Os bares e as barracas estão cheios de saudade. Os homens estão vazios de bar e barracas. De ver o carrancudo na terceira cerveja a libertar um riso que, na melhor das hipóteses, permanece intacto com o indivíduo estendido onde der para se encostar. Nunca chega a oitava cerveja.

Antes da queda, porém, habitualmente vertiginosa, liberta os seus versos favoritos, numa bela voz, um tenor que agarra pela surpresa de, repentinamente, o bar ser tomado por um gajo com uma viola sob o colo, que canta: buquês são flores mortas/ num lindo arranjo (arranjo lindo) / feitas para você, do Milton Nascimento.

Victor, semblante amarrotado, pousa os cotovelos no balcão, encaixa o rosto entre as palmas das mãos que formam um V onde acomoda o queixo. – Estamos fudidos! Vê o futuro a apresentar-se num vulto veloz, que dança ao passo da ironia das incertezas.

“Não precisa morrer para ver Deus” – canta Milton Nascimento e a sua voz liberta-se através do sound-bar JBL, que obedece a um repertório do Deezer. Victor nem consegue caminhar para o espaço contíguo ao seu bar, que recentemente alugara para receber mais gente, distanciada. – Estamos fudidos!

Na avenida 24 de Julho, o Marcelo a procura de uma Bottle Store, desesperado, às 12.50, só sente o ar a cortar com as indianas preto, branco, vermelho, nalgum ponto verde. Do passeio sente a brisa no rosto, que desenha a curva da barriga, quando a camiseta cede ao leve vento que sopra. A frota é enorme. Persegue com os olhos.

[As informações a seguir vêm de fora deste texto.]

__device__ void models_update(const DevFrame &F, Sh &sh, const short *indices, const short *into,
                              const float *weight, int level, int y, unsigned symp = SYMP_NONE)
{
    Pool &m = sh.pool;
    int state_0 = 0, state_y = 0, edge = 0;
#if FC_GM
    if (GM_QAC(sh.gm.pk[0])) {
        int16_t *q = GQ_CUR(sh, 0);
        const int16_t *list = F.pool_states;
        int used_y = 0, y_is_domain = y >= 0 && F.pos[y] >= 0 && F.pos[y] < (int) m.n;
        short nv[MAXED + 1], np_[MAXED + 1];
        int nu = 0;
        for (int e = 0; indices[e] != NOEDGE; e++) {
            const int p = indices[e];
            if (into[e] == y && y >= 0) {
                if (y_is_domain) { np_[nu] = (short) p; nv[nu] = q[p]; nu++; }
                m.y_index >>= 1;
                used_y = 1;
            } else { np_[nu] = (short) p; nv[nu] = (short) (q[p] >> 1); nu++; }
        }
        (void) list;
        for (int i = 0; i < ((int) m.n + 7) / 8; i++) {
            uint4 v = ((uint4 *) q)[i];
            unsigned *w = (unsigned *) &v;
            for (int j = 0; j < 4; j++) {
                unsigned lo = (w[j] & 0xffffu) + 1, hi = (w[j] >> 16) + 1;
                if (lo > 1020) lo = 1020;
                if (hi > 1020) hi = 1020;
                w[j] = lo | (hi << 16);
            }
            ((uint4 *) q)[i] = v;
        }
        for (int i = 0; i < nu; i++) q[np_[i]] = nv[i] > 1020 ? (short) 1020 : nv[i];
        if (y >= 0 && !used_y) m.y_index++;
        if (m.y_index > 1020) m.y_index = 1020;
    } else if (!GM_RLE(sh.gm.pk[0])) {
    } else {
#endif
    for (; indices[edge] != NOEDGE; edge++) {
        if (into[edge] == 0) state_0 = 1;
        else if (into[edge] == y) state_y = 1;
    }
    m.count[edge]++;
    m.total++;
    {
        int used_y = 0, y_is_domain = 0;
        if (m.d0_n) { m.d0_index++; if (y == 0) y_is_domain = 1; }
        if (state_0) {
            if (y == 0) { if (y_is_domain) m.d0_index--; m.d0_yindex >>= 1; used_y = 1; }
            else { m.d0_index--; m.d0_index >>= 1; }
        }
        if (y >= 0 && !used_y) m.d0_yindex++;
        if (m.d0_n && m.d0_index > 1020) m.d0_index = 1020;
        if (m.d0_yindex > 1020) m.d0_yindex = 1020;
    }
    if (state_y) m.y_index >>= 1; else m.y_index++;
    if (m.y_index > 1020) m.y_index = 1020;
#if FC_GM
    }
    if (sh.gm.ck[0] == FC_CK_UNIFORM) return;
#endif
    int ctx = level - sh.par.lc_min_opt;
    for (int e = 0; into[e] != NOEDGE; e++) {
        const bool have = SYMP_HAS(symp, e);
        if (into[e]) {
            sh.cb.cnt[sh.par.dcs + ctx * sh.par.sy + (have ? SYMP_GET(symp, e) : rtob_dev(weight[e], sh.par.rpf_mant, sh.par.rpf_range))]++;
            sh.cb.tot[ctx + 1]++;
        } else {
            sh.cb.cnt[have ? SYMP_GET(symp, e) : rtob_dev(weight[e], sh.par.dc_mant, sh.par.dc_range)]++;
            sh.cb.tot[0]++;
        }
    }
}

__device__ __forceinline__ float wave_min_l63(float v)
{
    asm volatile(
        "s_nop 1\n\t"
        "v_min_f32_dpp %0, %0, %0 row_shr:1 row_mask:0xf bank_mask:0xf\n\t"
        "s_nop 1\n\t"
        "v_min_f32_dpp %0, %0, %0 row_shr:2 row_mask:0xf bank_mask:0xf\n\t"
        "s_nop 1\n\t"
        "v_min_f32_dpp %0, %0, %0 row_shr:4 row_mask:0xf bank_mask:0xf\n\t"
        "s_nop 1\n\t"
        "v_min_f32_dpp %0, %0, %0 row_shr:8 row_mask:0xf bank_mask:0xf\n\t"
        "s_nop 1\n\t"
        "v_min_f32_dpp %0, %0, %0 row_bcast:15 row_mask:0xa bank_mask:0xf\n\t"
        "s_nop 1\n\t"
        "v_min_f32_dpp %0, %0, %0 row_bcast:31 row_mask:0xc bank_mask:0xf\n\t"
        "s_nop 1"
        : "+v"(v));
    return v;
}

__device__ __forceinline__ void wave_min4_l63(float &a, float &b, float &c, float &d)
{
#define MIN4_STEP(ctl)                                                     \
        "v_min_f32_dpp %0, %0, %0 " ctl "\n\t"                             \
        "v_min_f32_dpp %1, %1, %1 " ctl "\n\t"                             \
        "v_min_f32_dpp %2, %2, %2 " ctl "\n\t"                             \
        "v_min_f32_dpp %3, %3, %3 " ctl "\n\t"
    asm volatile(
        "s_nop 1\n\t"
        MIN4_STEP("row_shr:1 row_mask:0xf bank_mask:0xf")
        MIN4_STEP("row_shr:2 row_mask:0xf bank_mask:0xf")
        MIN4_STEP("row_shr:4 row_mask:0xf bank_mask:0xf")
        MIN4_STEP("row_shr:8 row_mask:0xf bank_mask:0xf")
        MIN4_STEP("row_bcast:15 row_mask:0xa bank_mask:0xf")
        MIN4_STEP("row_bcast:31 row_mask:0xc bank_mask:0xf")
        "s_nop 1"
        : "+v"(a), "+v"(b), "+v"(c), "+v"(d));
#undef MIN4_STEP
}

__device__ __forceinline__ float wave_min(float v)
{
    return __int_as_float(__builtin_amdgcn_readlane(__float_as_int(wave_min_l63(v)), 63));
}

#if FC_VARIANT_BIG
#define MP_NUMROW(F, mp)    ((mp).numrow)
__device__ __forceinline__ bool mp_excluded(const MPState &mp, int pos)
{
    bool x = false;
    bool live = true;
#pragma unroll
    for (int i = 0; i < MAXED; i++) {
        live = live && mp.excl[i] != NOEDGE;
        x = x || (live && mp.excl[i] == pos);
    }
    return x;
}
#define MP_EXCLUDED(mp, pos) mp_excluded(mp, pos)
#else
#define MP_NUMROW(F, mp)    (sh.par.ipis + (size_t) (mp).image * sh.par.P)
#define MP_EXCLUDED(mp, pos) false
#endif

__device__ __forceinline__ void lds_barrier()
{
    asm volatile("s_waitcnt lgkmcnt(0)\n\ts_barrier" ::: "memory");
}

#include "mp_reg.inc"

__device__ __noinline__ void mp_steps_global(DevFrame &F, Sh &sh, int q, float size)
{
    const int tid = threadIdx.x, lane = tid & 63, wave = tid >> 6, P = F.P;
    MPState &mp = sh.mp;
    const int S = sh.states;
    const int nblk = (S + 63) >> 6;
    constexpr int U = 4;
    unsigned long long tA = 0, tB = 0, tmark = wall_clock64();
    unsigned blockevals = 0;
    for (;;) {
        const int n = mp.n;
        {
            const float *Gq = GRAM(F, q);
            const int flim = sh.flim;
            const float *diag = F.diag + (size_t) q * P;
            const float *numrow = MP_NUMROW(F, mp);
            const int nv = n - 1;
            StepCtx ctx;
            load_step_ctx(mp, ctx);
            float novk[MAXED - 1], selk[MAXED - 1], nov_nv = 1, ipio_nv = 0;
#pragma unroll
            for (int k = 0; k < MAXED - 1; k++) {
                novk[k] = k < nv ? mp.norm_ov[k] : 1.0f;
                selk[k] = k < nv ? mp.sel_ipdo[nv < 0 ? 0 : nv][k] : 0.0f;
            }
            if (n) { nov_nv = mp.norm_ov[nv]; ipio_nv = mp.ipio[nv]; }
            for (int base = 0; base < nblk * 64; base += B * U) {
                int dd[U], ps[U];
                bool in[U], us[U];
                float num[U], den[U], g[U], ip[U][MAXED - 1], e[U];
#pragma unroll
                for (int u = 0; u < U; u++) {
                    dd[u] = base + u * B + tid;
                    ps[u] = dd[u] < S && !DEAD(sh, dd[u]) ? (int) F.pos[dd[u]] : -1;
                    in[u] = ps[u] >= 0;
                    us[u] = (in[u] && n) ? F.used[dd[u]] != 0 : !in[u];
                }
                if (n == 0) {
#pragma unroll
                    for (int u = 0; u < U; u++) {
                        den[u] = in[u] ? diag[dd[u]] : 1.0f;
                        num[u] = in[u] ? numrow[dd[u]] : 0.0f;
                    }
#pragma unroll
                    for (int u = 0; u < U; u++) {
                        if (!in[u]) continue;
                        bool uu = den[u] / size < MIN_NORM;
                        if (!uu) uu = fabsf(num[u]) < MIN_NORM;
                        if (MP_EXCLUDED(mp, ps[u])) uu = true;
                        us[u] = uu;
                        F.num[dd[u]] = num[u]; F.den[dd[u]] = den[u]; F.used[dd[u]] = uu;
                    }
                } else {
#pragma unroll
                    for (int u = 0; u < U; u++) {
                        bool on = !us[u];
                        num[u] = on ? F.num[dd[u]] : 0.0f;
                        den[u] = on ? F.den[dd[u]] : 1.0f;
                        g[u] = on ? gram_load(Gq, P, mp.row_state, dd[u], flim) : 0.0f;
#pragma unroll
                        for (int k = 0; k < MAXED - 1; k++)
                            ip[u][k] = (on && k < nv) ? F.ipdo[(size_t) k * P + dd[u]] : 0.0f;
                    }
#pragma unroll
                    for (int u = 0; u < U; u++) {
                        if (us[u]) continue;
                        float t = g[u];
#pragma unroll
                        for (int k = 0; k < MAXED - 1; k++)
                            if (k < nv) t -= ip[u][k] / novk[k] * selk[k];
                        F.ipdo[(size_t) nv * P + dd[u]] = t;
                        den[u] -= t * t / nov_nv;
                        num[u] -= ipio_nv / nov_nv * t;
                        if (den[u] / size < MIN_NORM) { us[u] = true; F.used[dd[u]] = 1; }
                        F.num[dd[u]] = num[u]; F.den[dd[u]] = den[u];
                    }
                }
#pragma unroll
                for (int u = 0; u < U; u++) {
                    e[u] = BIGF;
                    if (in[u] && !us[u]) e[u] = stage1<MAXED - 1>(ctx, ps[u], dd[u], num[u], den[u]);
                    if (dd[u] < S) F.est[dd[u]] = e[u];
                    float bm = wave_min(e[u]);
                    int blk = ((base + u * B) >> 6) + wave;
                    if (lane == 0 && blk < NBLOCKMIN) sh.blockmin[blk] = bm;
                }
            }
        }
        __syncthreads();
        if (tid == 0) { unsigned long long t = wall_clock64(); tA += t - tmark; tmark = t; }
        if (wave == 0) {
            float m = mp.min_costs;
            unsigned evals = 0;
            int b_state = -1;
            float b_cost = 0, b_mbits = 0, b_wbits = 0, b_err = 0, b_f[MAXED];
#pragma unroll
            for (int k = 0; k < MAXED; k++) b_f[k] = 0;
            for (int bb = 0; bb < nblk; bb += 64) {
                float bm = (bb + lane < nblk) ? sh.blockmin[bb + lane] : BIGF;
                int lastb = -1;
                for (;;) {
                    unsigned long long mask = __ballot(bm < m && lane > lastb);
                    if (!mask) break;
                    int jb = __ffsll((long long) mask) - 1;
                    lastb = jb;
                    int d = ((bb + jb) << 6) + lane;
                    float e = (d < S) ? F.est[d] : BIGF;
                    bool pass = e < m;
                    Eval ev;
                    ev.costs = BIGF; ev.m_bits = ev.w_bits = ev.m_err = 0;
#pragma unroll
                    for (int k = 0; k < MAXED; k++) ev.f[k] = 0;
                    if (pass) {
                        float i0 = n > 0 ? F.ipdo[d] : 0.0f, i1 = n > 1 ? F.ipdo[(size_t) P + d] : 0.0f;
                        float i2 = n > 2 ? F.ipdo[(size_t) 2 * P + d] : 0.0f, i3 = n > 3 ? F.ipdo[(size_t) 3 * P + d] : 0.0f;
                        full_eval<MAXED - 1>(F, sh, mp, sh.lglv, n, F.pos[d], d, F.num[d], F.den[d], i0, i1, i2, i3, ev);
                    }
                    evals += (unsigned) __popcll(__ballot(pass));
                    blockevals++;
                    int last = -1, win = -1;
                    for (;;) {
                        unsigned long long ok = __ballot(pass && lane > last && e < m && ev.costs < m);
                        if (!ok) break;
                        int j = __ffsll((long long) ok) - 1;
                        last = j; win = j;
                        m = __shfl(ev.costs, j);
                    }
                    if (win >= 0) {
                        b_state = ((bb + jb) << 6) + win;
                        b_cost = __shfl(ev.costs, win); b_mbits = __shfl(ev.m_bits, win);
                        b_wbits = __shfl(ev.w_bits, win); b_err = __shfl(ev.m_err, win);
#pragma unroll
                        for (int k = 0; k < MAXED; k++) b_f[k] = __shfl(ev.f[k], win);
                    }
                }
            }
            if (lane == 0) {
                sh.cnt.n_fulleval += evals;
                int index = b_state >= 0 ? (int) F.pos[b_state] : -1;
                if (index >= 0) {
                    if (b_cost < mp.costs) {
                        mp.costs = b_cost; mp.err = b_err;
                        mp.matrix_bits = b_mbits; mp.weights_bits = b_wbits;
#pragma unroll
                        for (int k = 0; k < MAXED; k++) if (k <= n) mp.weight[k] = b_f[k];
                        mp.symp = SYMP_NONE;
                        mp.best_n = n + 1;
                    }
                    mp.indices[n] = (short) index;
                    mp.into[n] = (short) b_state;
                    F.used[b_state] = 1;
                    mp.norm_ov[n] = F.den[b_state];
                    mp.ipio[n] = F.num[b_state];
#pragma unroll
                    for (int k = 0; k < MAXED - 1; k++)
                        if (k < n) mp.sel_ipdo[n][k] = F.ipdo[(size_t) k * P + b_state];
                    mp.row_state = b_state;
                    mp.n = n + 1;
                    if (mp.n < F.max_elements) mp_step_prepare(F, sh, mp, sh.lglv, sh.lglv_m1);
                }
                mp.index = index;
            }
        }
        __syncthreads();
        if (tid == 0) { unsigned long long t = wall_clock64(); tB += t - tmark; tmark = t; }
        if (!(mp.n < F.max_elements && mp.index >= 0)) break;
    }
    if (tid == 0) { sh.cnt.t_mpA += tA; sh.cnt.t_mpB += tB; sh.cnt.n_blockevals += blockevals; }
}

Bottle Store à vista! Zás, o gajo corre, três passos mal e consegue respirar. O cigarro lixou-lhe a caixa. Arrasta-se. Vê o guarda a segurar na grade com a mão direita e na esquerda o cadeado. Dobrado, com as palmas das mãos nos joelhos, a escassos metros, ainda liberta um: espera Boss.

O senhor gordo, barriga grande, que enverga uniforme de calças castanhas, camisa azul oceano e botas pretas com atadores verdes, não está a tratar. Ergueu-se na grade: se faz favor, peço uma Jack Daniel’s. – Estamos encerrados, senhor. Volta amanhã, às 8.00. Fecham-lhe a porta na cara. Cabam! Inconformado. Derrotado, na verdade. Recupera o fôlego, ergue-se novamente e na sua frente, na avenida, uma dúvida se instala: terá a Handling trocado de veículos? Terá, devido a crise, abdicado dos camiões pelas indianas preto, branco e vermelho, nalgum ponto verde: Txilar, 2M, Heineken, Manica, Jameson, Jack Daniel’s, Amarula, Escape, 1818, Tipo Tinto, Monte Velho, aquele vinho verde, a transbordar. O relógio marca 13.5h.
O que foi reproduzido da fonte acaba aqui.